Exercise —
Find every line below with the word "string" in it, and copy each one.

[Source records]
int vmr_readout(vmr_handle h, int method, double threshold, void* out, int out_on_device) {
  if (!h || !out) return VMR_EINVAL;
  if (!h->have_state) return fail(h, VMR_ESTATE, "vmr_set_state must be called before vmr_readout");
  if (method < VMR_READ_RHO_MAX || method > VMR_READ_THRESHOLD) return fail(h, VMR_EINVAL, "unknown read-out method");
  HIPCHK(h, hipSetDevice(h->device));
  { const int rce = ensure_rho(h); if (rce) return rce; }
  const Geo& g = h->g;
  const size_t ties = (size_t)g.L * g.N * g.N, bytes = ties * (method == VMR_READ_RHO_MEAN ? 8 : 1);
  void* dst = out;
  if (!out_on_device) HIPCHK(h, hipMalloc(&dst, bytes));
  const size_t T_ = (size_t)g.N * g.N;
  hipLaunchKernelGGL(k_readout, dim3((unsigned)std::min<size_t>(4096, (ties + 255) / 256)), dim3(256), 0, h->stream, h->rho, dst, ties,
                     g.K, method, threshold, h->perm, T_, (T_ + 63) / 64);
  hipError_t e = hipGetLastError();
  if (e == hipSuccess && !out_on_device) e = hipMemcpyAsync(out, dst, bytes, hipMemcpyDeviceToHost, h->stream);
  if (e == hipSuccess) e = hipStreamSynchronize(h->stream);
  if (!out_on_device) (void)hipFree(dst);
  if (e != hipSuccess) { h->err = std::string("vmr_readout: ") + hipGetErrorString(e); (void)hipGetLastError(); return VMR_EHIP; }
  return VMR_OK;
}

int vmr_sample(vmr_handle h, uint64_t seed, int n_trials, uint8_t* out, int out_on_device) {
  if (!h || !out) return VMR_EINVAL;
  if (!h->have_state) return fail(h, VMR_ESTATE, "vmr_set_state must be called before vmr_sample");
  if (n_trials < 1) return fail(h, VMR_EINVAL, "n_trials must be positive");
  HIPCHK(h, hipSetDevice(h->device));
  { const int rce = ensure_rho(h); if (rce) return rce; }
  const Geo& g = h->g;
  const size_t T_ = (size_t)g.N * g.N, ties = (size_t)g.L * T_;
  uint8_t* dst = out;
  if (!out_on_device) HIPCHK(h, hipMalloc(&dst, ties));
  if (g.K > KMAX) { const int rcg = gen_sample(h, (unsigned long long)seed, n_trials, dst); if (rcg) { if (!out_on_device) (void)hipFree(dst); return rcg; } }
  else hipLaunchKernelGGL(k_sample, dim3((unsigned)std::min<size_t>(4096, (ties + 255) / 256)), dim3(256), 0, h->stream, h->rho, dst, ties, g.K,
                          n_trials, (unsigned long long)seed, h->perm, T_, (T_ + 63) / 64);
  hipError_t e = hipGetLastError();
  if (e == hipSuccess && !out_on_device) e = hipMemcpyAsync(out, dst, ties, hipMemcpyDeviceToHost, h->stream);
  if (e == hipSuccess) e = hipStreamSynchronize(h->stream);
  if (!out_on_device) (void)hipFree(dst);
  if (e != hipSuccess) { h->err = std::string("vmr_sample: ") + hipGetErrorString(e); (void)hipGetLastError(); return VMR_EHIP; }
  return VMR_OK;
}

int vmr_sync(vmr_handle h) {
  if (!h) return VMR_EINVAL;
  HIPCHK(h, hipSetDevice(h->device));
  HIPCHK(h, hipStreamSynchronize(h->stream));
  return VMR_OK;
}

static int prof_collect(vmr_ctx* h) {
  HIPCHK(h, hipStreamSynchronize(h->stream));
  for (auto& e : h->evs) {
    float ms = 0.f;
    if (hipEventElapsedTime(&ms, e.a, e.b) == hipSuccess) { h->prof_ms[e.cls] += ms; h->prof_n[e.cls] += 1; }
    (void)hipEventDestroy(e.a); (void)hipEventDestroy(e.b);
  }
  h->evs.clear();
  return VMR_OK;
}

int vmr_profile(vmr_handle h, int enable) {
  if (!h) return VMR_EINVAL;
  HIPCHK(h, hipSetDevice(h->device));
  int rc = prof_collect(h);
  if (rc) return rc;
  h->prof = enable != 0;
  h->prof_mask = enable == 2 ? ((1u << VMR_KERNEL_GAMMA_COUNTS) | (1u << VMR_KERNEL_RHO) | (1u << VMR_KERNEL_ELBO) | (1u << VMR_KERNEL_RHO_ELBO) | (1u << VMR_KERNEL_RHO_NOSTORE)) : ~0u;
  if (enable) { memset(h->prof_ms, 0, sizeof h->prof_ms); memset(h->prof_n, 0, sizeof h->prof_n); }
  return VMR_OK;
}

int vmr_profile_read(vmr_handle h, int kernel_class, double* total_ms, int64_t* launches) {
  if (!h || kernel_class < 0 || kernel_class >= VMR_KERNEL_COUNT) return VMR_EINVAL;
  HIPCHK(h, hipSetDevice(h->device));
  int rc = prof_collect(h);
  if (rc) return rc;
  if (total_ms) *total_ms = h->prof_ms[kernel_class];
  if (launches) *launches = h->prof_n[kernel_class];
  return VMR_OK;
}

int vmr_data_format(vmr_handle h, int* sparse, uint64_t* nnz) {
  if (!h) return VMR_EINVAL;
  if (sparse) *sparse = h->sparse;
  if (nnz) *nnz = h->nnz;
  return VMR_OK;
}

int vmr_mask_format(vmr_handle h, int* lists, uint64_t* listed) {
  if (!h) return VMR_EINVAL;
  if (lists) *lists = h->rq ? 1 : 0;
  if (listed) *listed = h->n_rm;
  return VMR_OK;
}

int vmr_sweep_shape(vmr_handle h, int* passes, int* lds_levels, uint64_t* far_reports) {
  if (!h) return VMR_EINVAL;
  if (passes) *passes = h->g.two_pass ? 2 : 1;
  if (lds_levels) *lds_levels = h->g.gen ? 0 : h->g.hc;
  if (far_reports) *far_reports = (h->g.farl && !h->far_off.empty()) ? h->far_off.back() : 0ull;
  return VMR_OK;
}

Response —
  if (e != hipSuccess) { h->err = std::string("vmr_readout: ") + hipGetErrorString(e); (void)hipGetLastError(); return VMR_EHIP; }
  if (e != hipSuccess) { h->err = std::string("vmr_sample: ") + hipGetErrorString(e); (void)hipGetLastError(); return VMR_EHIP; }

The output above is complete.